Ребята за прошедшие дни успели наладить свой быт, ходили гладко выбритые, подстриженные. Мне было безразлично, как я выгляжу, но добряк Херманн настоял на своем и простирал мой комбинезон, сплошь покрытый грязью и запекшейся кровью. Наше командование было далеко впереди, и тут нас никто не трогал. Каждый понимал, что мы вынесли и в каком состоянии находятся сейчас наши расшатанные нервы. Достаточно одной искры, и человек мог вспыхнуть, сорваться. Никому это не было нужно. Штабная шушера, чистенькие адъютанты и прочий тыловой ливер обходили нас стороной, не без основания опасаясь спровоцировать «психованного ветерана» — так они называли нас за глаза.
При мне был случай, когда унтер-офицер, занимающий непыльную должность адъютанта, был чудесным образом побит ветераном под веселый смех гренадеров. Я не расслышал, что сказал унтер, но, проходя мимо, он случайно споткнулся о спавшего прямо на земле изнуренного долгими боями пехотинца. Одетый в покрытую засохшей грязью форму, гренадер сливался с пейзажем, и не заметить его было проще простого. Адъютант, брезгливо воротя нос, смотрел на встрепенувшегося и ничего не соображавшего спросонья солдата, как на выброшенную вещь. По движениям его скривившихся пухлых губ я понял, что он произносит нечто оскорбительное.
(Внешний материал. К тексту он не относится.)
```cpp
static hipError_t launch_k(void (*kern)(const PoaDev), const PoaDev &p, hipStream_t s) {
    if (p.n_sets <= 0) return hipSuccess;
    hipLaunchKernelGGL(kern, dim3(p.n_sets), dim3(64), 0, s, p);
    return hipGetLastError();
}
hipError_t launch_poa_init(const PoaDev &p, hipStream_t s) { return launch_k(poa_init_kernel, p, s); }
hipError_t launch_poa_prepare(const PoaDev &p, hipStream_t s) {
    if (p.n_sets <= 0) return hipSuccess;
    hipLaunchKernelGGL(poa_prepare_kernel, dim3(p.n_sets), dim3(GT), (size_t)5 * (size_t)(p.lds_rows > 0 ? p.lds_rows : 0), s, p);
    return hipGetLastError();
}
hipError_t launch_poa_fuse(const PoaDev &p, hipStream_t s) {
    if (p.n_sets <= 0) return hipSuccess;
    hipLaunchKernelGGL(poa_fuse_kernel, dim3(p.n_sets), dim3(GT), (size_t)16 * GT, s, p);
    return hipGetLastError();
}
hipError_t launch_poa_strand_check(const PoaDev &p, hipStream_t s) {
    if (p.n_sets <= 0) return hipSuccess;
    hipLaunchKernelGGL(poa_strand_check_kernel, dim3(p.n_sets), dim3(GT), 0, s, p);
    return hipGetLastError();
}
hipError_t launch_poa_strand_pick(const PoaDev &p, hipStream_t s) {
    if (p.n_sets <= 0) return hipSuccess;
    hipLaunchKernelGGL(poa_strand_pick_kernel, dim3(p.n_sets), dim3(GT), 0, s, p);
    return hipGetLastError();
}
hipError_t launch_poa_consensus(const PoaDev &p, hipStream_t s) { return launch_k(poa_consensus_kernel, p, s); }
size_t poa_order_lds_bytes(int node_cap, int ecap) {
    const size_t nc = (size_t)(node_cap > 0 ? node_cap : 0);
    return std::max(4 * (size_t)ORD_RING + 13 * nc + 32, 13 * nc + 2 * (size_t)(ecap > 0 ? ecap : 0) + 64);
}
static hipError_t launch_ord(void (*kern)(const PoaDev), const PoaDev &p, hipStream_t s) {
    if (p.n_sets <= 0) return hipSuccess;
    const size_t lds = poa_order_lds_bytes(p.order_lds, p.order_ecap);
    if (lds > 65536) {
        static std::mutex mu; static std::map<std::pair<const void *, int>, size_t> raised;
        int dev = 0; (void)hipGetDevice(&dev);
        std::lock_guard<std::mutex> lk(mu);
        size_t &have = raised[{(const void *)kern, dev}];
        if (have < lds) { hipError_t e = hipFuncSetAttribute((const void *)kern, hipFuncAttributeMaxDynamicSharedMemorySize, (int)lds); if (e != hipSuccess) return e; have = lds; }
    }
    hipLaunchKernelGGL(kern, dim3(p.n_sets), dim3(64), lds, s, p);
    return hipGetLastError();
}
hipError_t launch_poa_order(const PoaDev &p, hipStream_t s) { return launch_ord(poa_order_kernel, p, s); }
hipError_t launch_poa_msa_rank(const PoaDev &p, hipStream_t s) { return launch_ord(poa_msa_rank_kernel, p, s); }
hipError_t launch_poa_msa_fill(const PoaDev &p, hipStream_t s) {
    if (p.n_sets <= 0) return hipSuccess;
    hipLaunchKernelGGL(poa_msa_fill_kernel, dim3(p.n_sets), dim3(GT), 0, s, p);
    return hipGetLastError();
}

}
```

Measured before the change: 19240.

## Restructure POA fuse body: multi-query per thread, batched loads, shuffle-based carries

```diff
diff --git a/abpoa_amd/csrc/msa_device.cpp b/abpoa_amd/csrc/msa_device.cpp
--- a/abpoa_amd/csrc/msa_device.cpp
+++ b/abpoa_amd/csrc/msa_device.cpp
@@ -348,7 +348,7 @@
     b_r = b; rounds_lds = 0;
     if (use_rounds) {
         auto dyn_of = [&](const DevBatch &x) { return std::max<size_t>(std::max<size_t>((size_t)x.lds.total_rows, (size_t)x.lds.total_tail),
-                std::max<size_t>((size_t)5 * (size_t)(p.lds_rows > 0 ? p.lds_rows : 0), (size_t)16 * 256)); };
+                (size_t)5 * (size_t)(p.lds_rows > 0 ? p.lds_rows : 0)); };
         rounds_lds = dyn_of(b_r);
         int st_lds = 0; int nb = poa_rounds_residency(sc->gap_mode, rounds_lds, &st_lds);
         if (nb < 4 && J.n_sets > nb * 256) {
diff --git a/abpoa_amd/csrc/poa_bodies.h b/abpoa_amd/csrc/poa_bodies.h
--- a/abpoa_amd/csrc/poa_bodies.h
+++ b/abpoa_amd/csrc/poa_bodies.h
@@ -268,7 +268,7 @@
 
 __device__ __forceinline__ void poa_fuse_body(const PoaDev &p, const int s, const int k) {
     const int tid = threadIdx.x, lane = tid & 63, wave = tid >> 6;
-    __shared__ int sh_fail, sh_nodes, wtot[GW];
+    __shared__ int wtot[GW];
     const PoaSet S = p.sets[s];
     PoaState *st = p.state + s;
     if (uni(st->status) != POA_ST_OK || k >= S.n_reads) return;
@@ -304,119 +304,236 @@
     int n_nodes = n_old, prev_c = 0 , prev_new_c = 0, carry_ar = 0 , carry_sq = -1;
     bool fail = false, fail_slots = false;
     const int32_t *wq = p.wts ? (rc_read ? p.wts_rc : p.wts) + p.read_off[S.read0 + k] : nullptr;
-    auto add_edge = [&](bool act, int from, bool from_new, int to, bool to_new, int w) {
-        if (!act) return;
-        const int64_t F = N0 + from, T = N0 + to;
-        int no = from_new ? 0 : (int)p.nd_nout[F];
-        int hit = -1;
-        if (!from_new && !to_new) for (int t = 0; t < no; ++t) if (out_slot(p, S, F, t) == to) { hit = t; break; }
-        if (hit >= 0) outw_slot(p, S, F, hit) += w;
-        else {
-            const int ni = to_new ? 0 : (int)p.nd_nin[T];
-            if (no >= (from == 0 ? imin_(POA_TERM_MAX, p.out_cap + S.n_reads + 2) : p.out_cap) || ni >= (to == 1 ? imin_(POA_TERM_MAX, p.in_cap + S.n_reads + 2) : p.in_cap)) { fail = true;
-                    fail_slots = true; return; }
-            out_slot(p, S, F, no) = to; outw_slot(p, S, F, no) = w; p.nd_nout[F] = (uint8_t)(no + 1);
-            in_slot(p, S, T, ni) = from; p.nd_nin[T] = (uint8_t)(ni + 1);
-            hit = no;
-            if (hit < p.out_cap) for (int w_ = 0; w_ < p.rid_words; ++w_) p.nd_rid[(F * p.out_cap + hit) * p.rid_words + w_] = 0;
-        }
-        if (p.rid_words && hit < p.out_cap) p.nd_rid[(F * p.out_cap + hit) * p.rid_words + (k >> 6)] |= 1ull << (k & 63);
-        p.nd_nread[F] = (from_new ? 0 : p.nd_nread[F]) + 1;
-    };
-    __shared__ int sCnt[GW], sMax[GW], sSqm[GW];
-    extern __shared__ int fuse_dyn[];
-    int *const sNode = fuse_dyn, *const sIsNew = fuse_dyn + GT, *const sAR = fuse_dyn + 2 * GT, *const sSq = fuse_dyn + 3 * GT;
-    for (int q0 = 0; q0 < qlen; q0 += GT) {
-        const int q = q0 + tid; const bool act = q < qlen;
-        const int c = act ? ld_fresh(cand + q) : -1;
-        const int b = act ? (int)seq[q] : 0;
-        int node = -1; bool isnew = act;
-        if (act && c >= 0) {
-            if ((int)p.nd_base[N0 + c] == b) { node = c; isnew = false; }
+    const int out_lim0 = imin_(POA_TERM_MAX, p.out_cap + S.n_reads + 2), in_lim1 = imin_(POA_TERM_MAX, p.in_cap + S.n_reads + 2);
+    constexpr int FP = 4, FA = 3;
+    __shared__ int sCnt[GW], sMax[GW], sSqm[GW], sPrev[2];
+    int *const sLast = wtot;
+    for (int q0 = 0; q0 < qlen; q0 += FP * GT) {
+        const int qb = q0 + FP * tid;
+        bool act[FP]; int c[FP], b[FP], cb[FP], na[FP], gv[FP], am[FP][FA], ab[FP][FA], ar[FP][FA];
+#pragma unroll
+        for (int j = 0; j < FP; ++j) { act[j] = qb + j < qlen; c[j] = act[j] ? ld_fresh(cand + qb + j) : -1; b[j] = act[j] ? (int)seq[qb + j] : 0; }
+        bool any_grp = false;
+#pragma unroll
+        for (int j = 0; j < FP; ++j) {
+            const bool h = c[j] >= 0; const int64_t X = N0 + (h ? c[j] : 0);
+            cb[j] = p.nd_base[X]; na[j] = h ? (int)p.nd_naln[X] : 0; gv[j] = h ? p.nd_row[X] : -1;
+            any_grp |= na[j] > 0;
+        }
+        if (__any(any_grp)) {
+#pragma unroll
+            for (int j = 0; j < FP; ++j)
+#pragma unroll
+                for (int t = 0; t < FA; ++t) { const bool h = t < na[j]; am[j][t] = p.nd_aln[(N0 + (h ? c[j] : 0)) * p.aln_cap + (h ? t : 0)]; }
+#pragma unroll
+            for (int j = 0; j < FP; ++j)
+#pragma unroll
+                for (int t = 0; t < FA; ++t) { const int64_t X = N0 + (t < na[j] ? am[j][t] : 0); ab[j][t] = p.nd_base[X]; ar[j][t] = p.nd_row[X]; }
+        } else {
+#pragma unroll
+            for (int j = 0; j < FP; ++j)
+#pragma unroll
+                for (int t = 0; t < FA; ++t) { am[j][t] = 0; ab[j][t] = 0; ar[j][t] = 0; }
+        }
+        int node[FP]; bool isnew[FP];
+#pragma unroll
+        for (int j = 0; j < FP; ++j) {
+            node[j] = -1; isnew[j] = act[j];
+            if (act[j] && c[j] >= 0) {
+                if (cb[j] == b[j]) { node[j] = c[j]; isnew[j] = false; }
+#pragma unroll
+                for (int t = 0; t < FA; ++t) if (t < na[j]) { if (isnew[j] && ab[j][t] == b[j]) { node[j] = am[j][t]; isnew[j] = false; } gv[j] = imax_(gv[j], ar[j][t]); }
+                for (int t = FA; t < na[j]; ++t) {
+                    const int a = p.nd_aln[(N0 + c[j]) * p.aln_cap + t];
+                    if (isnew[j] && (int)p.nd_base[N0 + a] == b[j]) { node[j] = a; isnew[j] = false; }
+                    gv[j] = imax_(gv[j], p.nd_row[N0 + a]);
+                }
+            }
+        }
+        int cnt = 0, gm = -1;
+#pragma unroll
+        for (int j = 0; j < FP; ++j) { cnt += isnew[j] ? 1 : 0; gm = imax_(gm, gv[j]); }
+        const int icnt = wave_scan_add(cnt), imax = wave_scan_max(gm), lastnode = isnew[FP - 1] ? -1 : node[FP - 1];
+        const int pl = (lane - 1) & 63;
+        const int p_node = shfl(lastnode, pl), p_icnt = shfl(icnt, pl), p_imax = shfl(imax, pl);
+        if (lane == 63) { sCnt[wave] = icnt; sMax[wave] = imax; sLast[wave] = lastnode; }
+        __syncthreads();
+        int before_cnt = 0, n_new = 0, before_max = carry_ar, all_max = carry_ar, wfail = GW;
+#pragma unroll
+        for (int w_ = 0; w_ < GW; ++w_) {
+            const int x_ = sCnt[w_], m_ = sMax[w_];
+            if (w_ < wave) { before_cnt += x_; before_max = imax_(before_max, m_); }
+            n_new += x_; all_max = imax_(all_max, m_);
+            if (wfail == GW && n_nodes + n_new > S.node_cap) wfail = w_;
+        }
+        const bool live = wave < wfail;
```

Гренадер удивленно выслушал унтера и медленно поднялся.
— Это ты кому все говоришь? — пробасил он. — Это я развалился, как свинья?
Унтер побледнел, как полотно, понимая, что не на того нарвался, сделал скорбное лицо и что-то промямлил.
— А мне твои извинения ни к чему, — сощурил глаза гренадер и толкнул адъютанта в грудь. Чистюля потерял равновесие и шлепнулся на задницу, подняв клубы пыли. Пехотинец уселся на унтера и здоровенными, как лопаты, ладонями принялся выдавать ему шлепки по лицу. Никто не вмешивался. Адъютант трепыхался, пытаясь вырваться, что в конце концов ему удалось. Он вскочил и тут же рванул с места, сопровождаемый громкими насмешками зрителей.
— И эта тыловая слизь будет мне такие вещи говорить?! — возмущался гренадер.
— Ты бы полегче, Франц, — подошел к нему другой пехотинец. — Настучит он на тебя, и в штрафную роту пойдешь.
— Там тоже люди воюют! — отмахнулся Франц. — Мне после прошлого боя уже ничего не страшно. Нас танками в окопах давили! Ты видел когда-нибудь, как твоего лучшего друга на гусеницу наматывает, а ты лежишь рядом и сделать ничего не можешь? Потому что танк в сантиметре от тебя, и вот-вот по тебе так же пройдется. И ты в землю зарываешься, потому что жить вдруг захотелось?! А?!
— Успокойся, — продолжал увещевать его приятель. Он схватил Франца за локоть, пытаясь утихомирить.
— Пусти! — вырвался тот. — Да я впервые за последние двое суток заснул! До этого даже спать не мог!
Минут через пять его все-таки удалось успокоить, и он снова свернулся на земле и уснул. Жизнь гренадера была удручающей. Нас, танкистов, хотя бы защищала броня, и шальная пуля нам не страшна при условии, что ты не высовываешься из люка по самые яйца. Хотя и в нашем положении были свои минусы. Постоянное нахождение в замкнутом пространстве давит на психику. Мы считали за счастье провести ночь снаружи танка. У многих бывали нервные срывы на этой почве. С другой стороны, прямое попадание снаряда превращает танк в братскую могилу. И ты не отползешь и не откатишься, как это может сделать простой пехотинец. Ты сидишь в трясущемся и раскачивающемся из стороны в сторону металлическом гробу, физически ощущая, как снаряды бьются о броню. В лучшем случае ты после боя выскакиваешь из люка и радуешься, что на этот раз пронесло, а в худшем — все, что осталось от тебя, — куски мяса, которые были когда-то преданным фюреру бойцом и защитником Фатерлянда, а теперь прилипают к раскаленной броне и медленно поджариваются, пока твоя душа мечется между раем и адом.